Rusty swaggered inside, wiping the blood off his hands on his pants. “Boy’s a bleeder!”

“This him?” Croker said to Rusty. “This the nigger been stealin’ from my stills?”

Rusty frowned. It clearly hadn’t occurred to him that he might have the wrong nigger. Acting on good enough information, he’d rousted the suspect from a juke joint in dark town, crocked him with an axe handle, before roping him to the back of his truck and then dragging his sorry black ass to The Double G. Rusty didn’t seem to relish another long ride to dark town. It was late; he was tired and thirsty. Fortunately for him, the colored man was in no fit condition to plead his innocence.

“Yessir, Mister Croker, sir,” Rusty assured him, “this is the nigger alright.”

Croker poured Rusty his reward, Rusty salivating like one of Pavlov’s pooches.

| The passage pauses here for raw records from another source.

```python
class _FieldHandle:

    def __init__(self, net):
        enc = net.encoder
        lin = net.sigma_net.net
        self.tensors = [enc.embeddings, lin[0].weight, lin[0].bias, lin[1].weight, lin[1].bias, lin[2].weight,
                        lin[2].bias]
        self.host_offsets = enc.host_offsets
        self.L = enc.num_levels
        self.S = float(math.log2(enc.per_level_scale))
        self.H = int(enc.base_resolution)
        self.gridtype = int(enc.gridtype_id)
        self.bound = float(net.bound)

    def struct(self, tensors):
        f = _lib.SfNgpField()
        f.embeddings = tensors[0].data_ptr()
        f.h_offsets = self.host_offsets.ctypes.data
        f.L, f.S, f.H, f.gridtype = self.L, self.S, self.H, self.gridtype
        f.w0, f.b0, f.w1, f.b1, f.w2, f.b2 = (t.data_ptr() for t in tensors[1:])
        f.bound = self.bound
        return f


_FEAT_CACHE = True
_FIELD_MFMA = True


def _select_field_kernel(lib):
    lib.sf_ngp_field_mfma(1 if _FIELD_MFMA else 0)


class _RenderFn(torch.autograd.Function):
    @staticmethod
    def forward(ctx, handle, rays_o, rays_d, aabb, T, min_near, lin, u_coarse, u_fine, u_stride, bg, rays_per_row, grad_mode, *params):
        _lib.require_cuda(rays_o, rays_d, aabb, *params)
        params = [p.detach().contiguous() for p in params]
        N = rays_o.shape[0]
        dev = rays_o.device
        f32 = dict(dtype=torch.float32, device=dev)
        nears, fars = torch.empty(N, **f32), torch.empty(N, **f32)
        z_s, sig_s = torch.empty(N, 2 * T, **f32), torch.empty(N, 2 * T, **f32)
        rgb_s = torch.empty(N, 2 * T, 3, **f32)
        image, depth, ws = torch.empty(N, 3, **f32), torch.empty(N, **f32), torch.empty(N, **f32)
        lib = _lib.lib()
        wbytes = lib.sf_ngp_render_forward_workspace_bytes(N, T)
        work = torch.empty(max(1, wbytes // 4), **f32)
        f = handle.struct(params)
        cache = None
        if _FEAT_CACHE and grad_mode and any(ctx.needs_input_grad[13:]):
            cache = torch.empty(lib.sf_ngp_render_cache_bytes(N, T) // 4, **f32)
        _select_field_kernel(lib)
        rc = lib.sf_ngp_render_forward(C.byref(f), _lib.ptr(rays_o), _lib.ptr(rays_d), _lib.ptr(aabb), N, T,
                                       float(min_near), _lib.ptr(lin), _lib.ptr(u_coarse), _lib.ptr(u_fine),
                                       int(u_stride), float(bg), _lib.ptr(nears), _lib.ptr(fars), _lib.ptr(z_s),
                                       _lib.ptr(sig_s), _lib.ptr(rgb_s), _lib.ptr(image), _lib.ptr(depth), _lib.ptr(ws),
                                       _lib.ptr(cache), _lib.ptr(work), wbytes, _lib.stream_ptr())
        _lib.check(rc, "ngp_render_forward")
        ctx.handle, ctx.T, ctx.bg, ctx.rays_per_row = handle, T, float(bg), int(rays_per_row)
        ctx.has_cache = cache is not None
        ctx.save_for_backward(rays_o, rays_d, aabb, nears, fars, z_s, sig_s, rgb_s, *([cache] if cache is not None else []), *params)
        ctx.mark_non_differentiable(depth, nears, fars)
        return image, ws, depth, nears, fars

    @staticmethod
    def backward(ctx, g_image, g_ws, _gd, _gn, _gf):
        rays_o, rays_d, aabb, nears, fars, z_s, sig_s, rgb_s, *params = ctx.saved_tensors
        cache = params.pop(0) if ctx.has_cache else None
        N, T = rays_o.shape[0], ctx.T
        grads = [torch.zeros_like(p) for p in params]
        g = _lib.SfNgpFieldGrad()
        (g.g_embeddings, g.g_w0, g.g_b0, g.g_w1, g.g_b1, g.g_w2, g.g_b2) = (t.data_ptr() for t in grads)
        f = ctx.handle.struct(params)
        lib = _lib.lib()
        wbytes = lib.sf_ngp_render_workspace_bytes(N, T)
        work = torch.empty(max(1, wbytes // 4), dtype=torch.float32, device=rays_o.device)
        g_image = (g_image if g_image is not None else torch.zeros(N, 3, device=rays_o.device)).contiguous().float()
        g_ws = g_ws.contiguous().float() if g_ws is not None else None
        rc = lib.sf_ngp_render_backward(C.byref(f), C.byref(g), _lib.ptr(rays_o), _lib.ptr(rays_d), _lib.ptr(aabb), N, T,
                                        _lib.ptr(nears), _lib.ptr(fars), _lib.ptr(z_s), _lib.ptr(sig_s), _lib.ptr(rgb_s),
                                        ctx.bg, _lib.ptr(g_image), _lib.ptr(g_ws), int(ctx.rays_per_row), _lib.ptr(cache),
                                        _lib.ptr(work), wbytes, _lib.stream_ptr())
        _lib.check(rc, "ngp_render_backward")
        return (None,) * 13 + tuple(grads)


class NeRFRenderer(nn.Module):
    def __init__(self, opt):
        super().__init__()
        self.opt = opt
        self.bound = opt.bound
        self.cascade = 1 + math.ceil(math.log2(opt.bound))
        self.grid_size = 128
        self.cuda_ray = opt.cuda_ray
        self.min_near = opt.min_near
        self.density_thresh = opt.density_thresh
        self.bg_radius = opt.bg_radius
        if self.bg_radius > 0:
            raise NotImplementedError("bg_radius > 0 is not on the distillation path (distillation.py:512)")
        box = torch.tensor([-opt.bound] * 3 + [opt.bound] * 3, dtype=torch.float32)
        self.register_buffer('aabb_train', box)
        self.register_buffer('aabb_infer', box.clone())
        self._tables = {}
        if self.cuda_ray:
            self.register_buffer('density_grid', torch.zeros([self.cascade, self.grid_size ** 3]))
            self.register_buffer('density_bitfield', torch.zeros(self.cascade * self.grid_size ** 3 // 8, dtype=torch.uint8))
            self.mean_density = 0
            self.iter_density = 0
            self.register_buffer('step_counter', torch.zeros(16, 2, dtype=torch.int32))
            self.mean_count = 0
            self.local_step = 0
# ... 321 lines not shown
```

Baseline: 18.29.

## Add software-pipelined NGP field backward kernel with prefetch and register-resident weights

Result: faster. 18.52 (median of 6 runs) (+1.2%).

```diff
diff --git a/include/sparsefusion_hip.h b/include/sparsefusion_hip.h
--- a/include/sparsefusion_hip.h
+++ b/include/sparsefusion_hip.h
@@ -160,6 +160,9 @@
 uint64_t sf_ngp_render_cache_bytes(uint32_t N, uint32_t T);
 
 int sf_ngp_field_mfma(int on);
+
+int sf_ngp_field_bwd_pipe(int on);
+void sf_ngp_field_bwd_launches(uint64_t* counts);
 
 int sf_ngp_render_shaded_forward(const sf_ngp_field* f, const float* rays_o, const float* rays_d, const float* aabb,
                                  uint32_t N, uint32_t T, float min_near, const float* lin, const float* u_coarse,
diff --git a/sparsefusion_amd/_lib.py b/sparsefusion_amd/_lib.py
--- a/sparsefusion_amd/_lib.py
+++ b/sparsefusion_amd/_lib.py
@@ -101,6 +101,8 @@
     "sf_ngp_render_forward_workspace_bytes": (u64, [u32, u32]),
     "sf_ngp_render_cache_bytes": (u64, [u32, u32]),
     "sf_ngp_field_mfma": (C.c_int, [C.c_int]),
+    "sf_ngp_field_bwd_pipe": (C.c_int, [C.c_int]),
+    "sf_ngp_field_bwd_launches": (None, [C.c_void_p]),
     "sf_ngp_render_shaded_forward": (C.c_int, [C.POINTER(SfNgpField), c_f32p, c_f32p, c_f32p, u32, u32, C.c_float, c_f32p, c_f32p,
                                                c_f32p, u32, C.c_float, c_f32p, C.c_float, C.c_float, c_f32p, c_f32p, c_f32p,
                                                c_f32p, c_f32p, c_f32p, c_f32p, c_f32p, c_f32p, c_f32p, c_f32p, c_f32p, c_f32p,
diff --git a/sparsefusion_amd/csrc/ngp_bwd_pipe.h b/sparsefusion_amd/csrc/ngp_bwd_pipe.h
--- /dev/null
+++ b/sparsefusion_amd/csrc/ngp_bwd_pipe.h
@@ -0,0 +1,433 @@
+#pragma once
+#include "ngp_bwd_mfma.h"
+
+#ifndef SF_FIELD_BWD_PIPE_DEFAULT
+#define SF_FIELD_BWD_PIPE_DEFAULT 1
+#endif
+#ifndef FP_W1_REGS
+#define FP_W1_REGS 1
+#endif
+#ifndef FP_H1_REGS
+#define FP_H1_REGS 1
+#endif
+#ifndef FP_PREFETCH
+#define FP_PREFETCH 1
+#endif
+
+struct FPOps {
+  f32x4 fv[4];
+  float z, o[3], d[3];
+  float g0, g1;
+};
+
+SF_DEV void fp_load(const FBArgs& a, uint32_t pc, uint32_t src, int half, FPOps& q) {
+  const uint32_t pg = a.p_off + pc, ng = pg / a.T2, T = a.T2 >> 1, n = pc / a.T2;
+  const float* row = (src < T ? a.feat_c + ((size_t)ng * T + src) * NGP_FEAT : a.feat_f + ((size_t)ng * T + (src - T)) * NGP_FEAT) + half * 16;
+#pragma unroll
+  for (int j = 0; j < 4; ++j) q.fv[j] = *reinterpret_cast<const f32x4*>(row + 4 * j);
+  q.z = a.z_s[pc];
+#pragma unroll
+  for (int i = 0; i < 3; ++i) { q.o[i] = a.rays_o[n * 3 + i]; q.d[i] = a.rays_d[n * 3 + i]; }
+  q.g0 = half == 0 ? a.dsig[pc] : a.drgb[(size_t)pc * 3 + 1];
+  q.g1 = half == 0 ? a.drgb[(size_t)pc * 3] : a.drgb[(size_t)pc * 3 + 2];
+}
+
+SF_KERNEL(256) void k_ngp_field_bwd_pipe(FBArgs a) {
+  SF_DYN_LDS(lds_raw);
+  float* W = reinterpret_cast<float*>(lds_raw);
+  const int tid = threadIdx.x, lane = tid & 63, wave = tid >> 6;
+  float* F = W + FB_WTOT + wave * FB_WAVE_FLOATS;
+  float* H1 = F + FB_PTS * FB_SF;
+  float* H2 = H1 + FB_PTS * FB_SH;
+  float* DO = H2 + FB_PTS * FB_SH;
+  float* INS = DO + FB_PTS * 4;
+  for (int i = tid; i < NGP_HID * NGP_FEAT; i += 256) W[FB_W0 + (i >> 5) * FB_SF + (i & 31)] = a.w0[i];
+  for (int i = tid; i < NGP_HID * NGP_HID; i += 256) W[FB_W1 + (i >> 6) * FB_SH + (i & 63)] = a.w1[i];
+  for (int i = tid; i < NGP_OUT * NGP_HID; i += 256) W[FB_W2 + i] = a.w2[i];
+  if (tid < NGP_HID) { W[FB_B0 + tid] = a.b0[tid]; W[FB_B1 + tid] = a.b1[tid]; }
+  if (tid < NGP_OUT) W[FB_B2 + tid] = a.b2[tid];
+  float box[6];
+#pragma unroll
+  for (int i = 0; i < 6; ++i) box[i] = a.aabb[i];
+  sf_sync();
+
+  const int li = lane & 15, kq = lane >> 4;
+  const int pl = lane & 31, half = lane >> 5;
+#if FP_W1_REGS >= 1
+  float bw1[NGP_HID / 4][4];
+#pragma unroll
+  for (int s = 0; s < NGP_HID / 4; ++s)
+#pragma unroll
+    for (int nt = 0; nt < 4; ++nt) bw1[s][nt] = W[FB_W1 + (nt * 16 + li) * FB_SH + 4 * s + kq];
+#endif
+#if FP_W1_REGS >= 2
+  float gw1[NGP_HID / 4][4];
+#pragma unroll
+  for (int s = 0; s < NGP_HID / 4; ++s)
+#pragma unroll
+    for (int nt = 0; nt < 4; ++nt) gw1[s][nt] = W[FB_W1 + (4 * s + kq) * FB_SH + nt * 16 + li];
+#endif
+  float cw2[NGP_HID / 4], ew2[4], bb0[4], bb1[4];
+#pragma unroll
+  for (int s = 0; s < NGP_HID / 4; ++s) {
+    const float v = W[FB_W2 + (li & 3) * NGP_HID + 4 * s + kq];
+    cw2[s] = li < NGP_OUT ? v : 0.0f;
+  }
+#pragma unroll
+  for (int nt = 0; nt < 4; ++nt) {
+    ew2[nt] = W[FB_W2 + kq * NGP_HID + nt * 16 + li];
+    bb0[nt] = W[FB_B0 + nt * 16 + li];
+    bb1[nt] = W[FB_B1 + nt * 16 + li];
+  }
+  const float cb2 = li < NGP_OUT ? W[FB_B2 + (li & 3)] : 0.0f;
+
+  f32x4 acc1[4][4], acc0[4][2];
+  f32x4 acc2[4], accb2 = f32x4{0.f, 0.f, 0.f, 0.f};
+#pragma unroll
+  for (int i = 0; i < 4; ++i) {
+#pragma unroll
+    for (int j = 0; j < 4; ++j) acc1[i][j] = f32x4{0.f, 0.f, 0.f, 0.f};
+    acc0[i][0] = f32x4{0.f, 0.f, 0.f, 0.f};
+    acc0[i][1] = f32x4{0.f, 0.f, 0.f, 0.f};
+    acc2[i] = f32x4{0.f, 0.f, 0.f, 0.f};
+  }
+  float accb1 = 0.0f, accb0 = 0.0f;
+
+  const uint32_t n_trips = (a.P + FB_PTS - 1) / FB_PTS, stride = gridDim.x * 4;
+  uint32_t trip = blockIdx.x * 4 + wave;
+#define FP_POINT(t) ((t) < n_trips && (t) * FB_PTS + pl < a.P ? (t) * FB_PTS + pl : a.P - 1)
+#if FP_PREFETCH
+  FPOps cur;
+  uint32_t perm_nxt = 0;
+  if (trip < n_trips) {
+    const uint32_t pc = FP_POINT(trip);
+    fp_load(a, pc, a.perm[a.p_off + pc], half, cur);
+    perm_nxt = a.perm[a.p_off + FP_POINT(trip + stride)];
+  }
+#endif
+  for (; trip < n_trips; trip += stride) {
+    const uint32_t p0 = trip * FB_PTS;
+    const uint32_t p = p0 + pl;
+    const bool live = p < a.P;
+#if FP_PREFETCH
+    FPOps nxt;
+    fp_load(a, FP_POINT(trip + stride), perm_nxt, half, nxt);
+    const uint32_t perm_nn = a.perm[a.p_off + FP_POINT(trip + 2 * stride)];
+#else
+    FPOps cur;
+    {
+      const uint32_t pc = FP_POINT(trip);
+      fp_load(a, pc, a.perm[a.p_off + pc], half, cur);
+    }
+#endif
+    float x[3] = {0.f, 0.f, 0.f}, x01[3] = {0.f, 0.f, 0.f};
+    bool inside = false;
+    if (live) {
+      ngp_point(cur.o, cur.d, cur.z, box, x);
+      inside = ngp_unit(x, a.bound, x01);
+    }
+#pragma unroll
+    for (int j = 0; j < 4; ++j)
+#pragma unroll
+      for (int e = 0; e < 4; ++e) F[pl * FB_SF + half * 16 + 4 * j + e] = live ? cur.fv[j][e] : 0.0f;
+    if (half == 0) INS[pl] = inside ? 1.0f : 0.0f;
+    sf_wave_sync();
+
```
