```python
from . import DeviceSceneView, _lib

DIRTY_CONSTANTS, DIRTY_MATERIALS, DIRTY_INSTANCES, DIRTY_LIGHTS, DIRTY_MESHES, DIRTY_TEXTURES, DIRTY_PARTICLES, DIRTY_ALL = 1, 2, 4, 8, 16, 32, 64, 127
DIRTY_MESH_POSITIONS = 128
DIRTY_INSTANCE_TRANSFORMS = 256
DIRTY_MESH_SKIN = 512
DIRTY_LIGHT_POSITIONS = 1024
DIRTY_MESH_SHUTTER = 2048
BVH_BUILDERS = {"sah": 0, "lbvh": 1, "ploc": 2, "sah_gpu": 3}
CNT_TRACE, CNT_SHADOW, CNT_LIGHT_BVH, CNT_VERTICES, CNT_NODES, CNT_TRIS, CNT_NODES_SHADOW, CNT_TRIS_SHADOW, CNT_NODES_LIGHT, CNT_TRIS_LIGHT, CNT_NODES_LDS, CNT_NODES_LDS_SHADOW, CNT_AMBIENT_DEFERRED, CNT_AMBIENT_FALLBACK = range(14)
CNT_COUNT = 16
KERNELS = ("generate", "trace", "shade", "shadow", "accumulate", "light_query", "resolve", "output", "sky", "sort", "volume")


class CoreError(RuntimeError):
    pass


class OutputParams(C.Structure):
    _fields_ = [("src_width", C.c_uint32), ("src_height", C.c_uint32), ("dst_width", C.c_uint32), ("dst_height", C.c_uint32),
                ("inv_sample_count", C.c_float), ("exposure", C.c_float), ("tonemap", C.c_uint32), ("filter", C.c_uint32), ("dithering", C.c_uint32),
# ... 375 lines not shown

    @property
    def ambient_reuse(self):
        fn = self._lib.lumc_get_ambient_reuse
        fn.restype = C.c_int
        return bool(fn(self._ctx))

    def set_single_level(self, mode):
        self._call("lumc_set_single_level", C.c_int(mode))

    def get_single_level(self):
        fn = self._lib.lumc_get_single_level
        fn.restype = C.c_int
        return int(fn(self._ctx))

    def set_plain_form(self, mode):
        self._call("lumc_set_plain_form", C.c_int(mode))

    def get_plain_form(self):
        fn = self._lib.lumc_get_plain_form
        fn.restype = C.c_int
        return int(fn(self._ctx))

    def set_physical_camera(self, camera):
        self._call("lumc_set_physical_camera", C.byref(camera) if camera is not None else C.c_void_p(0))

    def camera_rays(self, pixels, first_sample, samples):
        px = np.ascontiguousarray(pixels, dtype=np.uint32)
        n = px.size * samples
        o = np.zeros((n, 3), dtype=np.float32)
        d = np.zeros((n, 3), dtype=np.float32)
        w = np.zeros(n, dtype=np.float32)
        self._call("lumc_camera_rays", px.ctypes.data_as(C.c_void_p), C.c_uint32(px.size), C.c_uint32(first_sample), C.c_uint32(samples),
                   o.ctypes.data_as(C.c_void_p), d.ctypes.data_as(C.c_void_p), w.ctypes.data_as(C.c_void_p))
        return o, d, w

    def pixel_query(self, x, y, sample_id=0):
        out = (C.c_uint32 * 6)()
        self._call("lumc_pixel_query", C.c_uint32(x), C.c_uint32(y), C.c_uint32(sample_id), out)
        a = np.array(list(out), dtype=np.uint32)
        return int(a[0]), int(a[1]), float(a[2:3].view(np.float32)[0]), a[3:6].view(np.float32).copy()

    def set_flavour(self, name):
        self._call("lumc_set_flavour", C.c_int({"exact": 0, "fast": 1}[name]))

    def _call(self, name, *args):
# ... 89 lines not shown
    def accumulators(self):
        fm = np.zeros(3 * self.num_pixels, dtype=np.float32)
        sm = np.zeros(self.num_pixels, dtype=np.float32)
        self._call("lumc_download_accumulators", fm.ctypes.data_as(C.c_void_p), sm.ctypes.data_as(C.c_void_p))
        return fm.reshape(3, -1), sm

    def counters(self):
        out = (C.c_uint64 * CNT_COUNT)()
        self._call("lumc_counters", out)
        return [int(x) for x in out]

    def query_counters(self):
        c = self.counters()
        c[CNT_SHADOW] += c[CNT_AMBIENT_DEFERRED] - c[CNT_AMBIENT_FALLBACK]
        return c

    def reset_counters(self):
        self._call("lumc_reset_counters")

    def set_profiling(self, on):
        self._call("lumc_set_profiling", C.c_int(1 if on else 0))

    def kernel_times(self):
        ms = (C.c_double * len(KERNELS))()
        n = (C.c_uint32 * len(KERNELS))()
        self._call("lumc_kernel_times", ms, n)
        return {k: (float(ms[i]), int(n[i])) for i, k in enumerate(KERNELS)}

    def adaptive_begin(self, max_rate, avg_rate, update_interval, exposure=0.0, tone=None):
        p = AdaptiveParams()
        p.max_sampling_rate, p.avg_sampling_rate, p.update_interval, p.exposure = max_rate, avg_rate, update_interval, exposure
        if tone is not None:
            p.tone = tone
        self._call("lumc_adaptive_begin", C.byref(p))

    def adaptive_render(self, executions, stream=0):
        self._call("lumc_adaptive_render", C.c_uint32(executions), C.c_void_p(stream))

    def adaptive_info(self):
        info = AdaptiveInfo()
        self._call("lumc_adaptive_info", C.byref(info))
        return {"stage_id": int(info.stage_id), "executions": [int(x) for x in info.executions], "num_blocks": int(info.num_blocks),
                "blocks": (int(info.blocks_x), int(info.blocks_y)), "tasks_per_execution": int(info.tasks_per_execution),
                "variance_total": float(info.variance_total), "build_pending": bool(info.build_pending)}

    @staticmethod
    def adaptive_info_of(ctx):
# ... 296 lines not shown
```

luminary_amd/csrc/device/wavefront_table.h:

```cpp
#pragma once

#include <hip/hip_runtime.h>

#include "dev_scene.h"

namespace lum {

inline bool single_level_scene(const DeviceScene& sc) { return sc.tlas_num_nodes == 1u && sc.tlas_num_leaves == 2u; }

inline bool plain_scene(const DeviceScene& sc) {
  return (sc.traits & kTraitsPlain) == kTraitsPlain && sc.num_lights <= (uint32_t) LUM_LDS_LIGHTS && !sc.ocean_active &&
         (sc.sky_mode == kSkyConstantColor || sc.sky_mode == kSkyHdri);
}

struct WavefrontKernels {
  const char* flavour;
  uint32_t trace_block;
  int (*set_ray_kernel_lds)(size_t bytes);
  int (*init_sampler_seeds)();
  void (*sobol_table)(hipStream_t s, uint2* table, uint32_t first_sample, uint32_t count, uint32_t stride, uint32_t dims);
  void (*generate)(uint32_t grid, hipStream_t s, const DeviceScene& sc, const PassParams& pp, const PathQueue& q, float4* results, uint32_t* count, const DeviceLens& lens,
                   int cam);
  void (*generate_adaptive)(uint32_t grid, hipStream_t s, const DeviceScene& sc, const AdaptiveView& a, const AdaptivePass& pass, const PathQueue& q, float4* results,
                            uint32_t* count, const DeviceLens& lens, int cam);
// ... 35 lines not shown
  void (*trace_rays)(uint32_t grid, size_t lds, hipStream_t s, const DeviceScene& sc, uint32_t n, const float* origins, const float* dirs, const uint32_t* ignore, uint32_t* out,
                     uint32_t* cursor, uint64_t* counters, uint32_t lds_nodes, bool single_level);
  void (*camera_rays)(uint32_t grid, hipStream_t s, const DeviceScene& sc, const DeviceLens& lens, int cam, const uint32_t* pixels, uint32_t n, uint32_t first_sample,
                      uint32_t samples, float* origin, float* dir, float* weight);
  void (*guide)(uint32_t grid, hipStream_t s, const DeviceScene& sc, const PathQueue& in, const uint32_t* ctrl, float* planes, uint32_t n);
  void (*guide_normalise)(uint32_t grid, hipStream_t s, float* planes, uint32_t n, uint32_t samples);
  void (*denoise_prepare)(uint32_t grid, hipStream_t s, const AdaptiveView& a, const DenoiseArgs& p, const float* fm, const float* sm, const float* image, const float* guides,
                          float4* rec_a, uint4* rec_b);
  void (*denoise_atrous)(hipStream_t s, const DenoiseArgs& p, const float4* a_in, const uint4* rec_b, float4* a_out, bool lds);
  void (*denoise_finish)(uint32_t grid, hipStream_t s, const DenoiseArgs& p, const float4* rec_a, const float* guides, float* image);
  void (*light_query_probe)(hipStream_t s, const DeviceScene& sc, uint32_t n, const float* origins, const float* dirs, const uint32_t* self, const float* randoms, uint32_t* out_ids,
                            uint32_t* out_num_hits);
};
struct WavefrontProbes {
  void (*light_sample_probe)(hipStream_t s, const DeviceScene& sc, uint32_t n_vertices, uint32_t samples, uint32_t first_sample, uint32_t form, const uint32_t* vertices,
                             uint32_t* out);
};
constexpr uint32_t kLightSampleProbeVertexWords = 20, kLightSampleProbeWords = 154;

const WavefrontKernels* wavefront_kernels_exact();
const WavefrontKernels* wavefront_kernels_fast();
const WavefrontProbes* wavefront_probes_exact();
const WavefrontProbes* wavefront_probes_fast();

}
```

luminary_amd/csrc/device/wavefront_table_impl.h:

```cpp
#pragma once

#include "dev_adaptive.h"
#include "dev_denoise.h"
#include "wavefront_table.h"

LUM_NS_BEGIN
namespace table {

typedef void (*TraceKernel)(DeviceScene, PathQueue, const uint32_t*, uint32_t*, uint64_t*, uint32_t);
typedef void (*ShadowKernel)(DeviceScene, ShadowQueue, const uint32_t*, uint32_t*, uint64_t*, uint32_t);
typedef void (*TraceRaysKernel)(DeviceScene, uint32_t, const float*, const float*, const uint32_t*, uint32_t*, uint32_t*, uint64_t*, uint32_t);
static TraceKernel trace_kernel(bool single) { return single ? k_trace<true> : static_cast<TraceKernel>(k_trace); }
static ShadowKernel shadow_kernel(bool single) { return single ? k_shadow_rays<true> : static_cast<ShadowKernel>(k_shadow_rays); }
static TraceRaysKernel trace_rays_kernel(bool single) { return single ? k_trace_rays<true> : static_cast<TraceRaysKernel>(k_trace_rays); }
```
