-  const int w = __builtin_amdgcn_readfirstlane((int)threadIdx.y);
+  const int w = __builtin_amdgcn_readfirstlane((int)threadIdx.y), w4 = 4 * w;
   const unsigned c0 = blockIdx.x * 64 + lane;
-  const bool live = c0 < C;
-  const unsigned c = live ? c0 : C - 1;
+  const unsigned c = c0 < C ? c0 : C - 1;
   const int s_begin = seg_first[blockIdx.y], s_end = seg_first[blockIdx.y + 1];
   if (s_begin >= s_end)
     return;
-  const float2* __restrict__ mp = mix + c;
   const size_t rowstride = CP;
-  constexpr int NA = 4 + H0 + 4;
-  constexpr int NSET = 4;
-  float2 xs[NSET][NA];
-  auto fetch_a = [&](float2 (&x)[NA], const HbStep& st) {
-    const int k0 = st.a_lo + 4 * w;
-    const int last = 2 * H0 + (int)n_in - 1;
-#pragma unroll
-    for (int u = 0; u < 4 + H0; u++)
-      x[u] = mp[(size_t)min(2 * k0 + 2 * u, last) * rowstride];
-#pragma unroll
-    for (int r = 0; r < 4; r++)
-      x[4 + H0 + r] = mp[(size_t)min(2 * k0 + 2 * r + H0, last) * rowstride];
+  constexpr int NE = 4 + H0, NA = NE + 4;
+  constexpr int NSET = HBF_NSET;
+  using Row = float2;
+  Row xs[NSET][NA];
+  const char* const gb = reinterpret_cast<const char*>(mix);
+  const unsigned row_bytes = CP * (unsigned)sizeof(float2), lane_off = c * (unsigned)sizeof(float2);
+  auto row_of = [](int i) { return i < NE ? 2 * i : 2 * (i - NE) + H0; };
+  auto fetch_a = [&](Row (&x)[NA], int a_lo) {
+    const char* rp = gb + (uint64_t)(unsigned)(2 * (a_lo + w4)) * row_bytes;
+    const __amdgpu_buffer_rsrc_t rs = __builtin_amdgcn_make_buffer_rsrc(const_cast<char*>(rp), 0, -1, 0x00020000);
+#pragma unroll
+    for (int i = 0; i < NA; i++)
+    {
+      const unsigned off = lane_off + (unsigned)row_of(i) * row_bytes;
+      const auto v = __builtin_amdgcn_raw_buffer_load_b64(rs, off, 0, 0);
+      x[i] = make_float2(__uint_as_float(v[0]), __uint_as_float(v[1]));
+    }
   };
   {
     const HbStep f = steps[s_begin];
@@ -303,82 +408,96 @@
         ring2[(i - L2H) & (HBF_RING - 1)][lane] = hist2[(size_t)i * rowstride + c];
 #pragma unroll
     for (int k = 0; k < NSET - 1; k++)
-      fetch_a(xs[k], steps[s_begin + k]);
+      fetch_a(xs[k], steps[s_begin + k].a_lo);
   }
   __syncthreads();
-  HbStep cur = steps[s_begin], far = steps[min(s_begin + NSET - 1, s_end - 1)];
-  auto step = [&](int s, float2 (&x)[NA], float2 (&xn)[NA]) {
+  const HbStep* __restrict__ sp = steps + s_begin;
+  HbStep cur = sp[0];
+  auto step = [&](int k, Row (&x)[NA], Row (&xn)[NA]) {
     const HbStep st = cur;
-    const HbStep cur_next = steps[min(s + 1, s_end - 1)], far_next = steps[min(s + NSET, s_end - 1)];
-    fetch_a(xn, far);
-    {
-      const int k0 = st.a_lo + 4 * w;
-      const int nr = min(4, st.a_lo + st.a_n - k0);
+    cur = sp[k + 1];
+    int wq = w4;
+    asm volatile("" : "+s"(wq));
+    fetch_a(xn, st.a_lo + (int)((st.n >> HBF_FAR_SHIFT) & 63u));
+    {
+      const int k0 = st.a_lo + wq;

Then Croker raised the hinged end of the bar, stepped through, and let it slam down behind him. His wooden leg raked across the floorboards as he limped towards the colored man. Looming above him, Croker grinned like one of the stuffed gators on his walls. “So
you’re
the one, huh?”

The man shook his head. The whites of his terrified eyes peered out through a bloody mask. “Nuh-nuh-no, suh …” he rasped, wincing as his shattered ribs stabbed his insides. “Never stole me nunna Mistuh Croker’s whiskey, uh-uh.”

It had the ring of truth about it, and Croker glanced up at Rusty with his eyebrows raised. Rusty shrugged sheepishly. “You know niggers, Mister Croker, sir,” he said, as if voicing an accepted wisdom. “They ain’t stealin’, they lyin’.”

Croker chewed his cigar thoughtfully before returning his attention to the colored man. “What’s your name, boy?”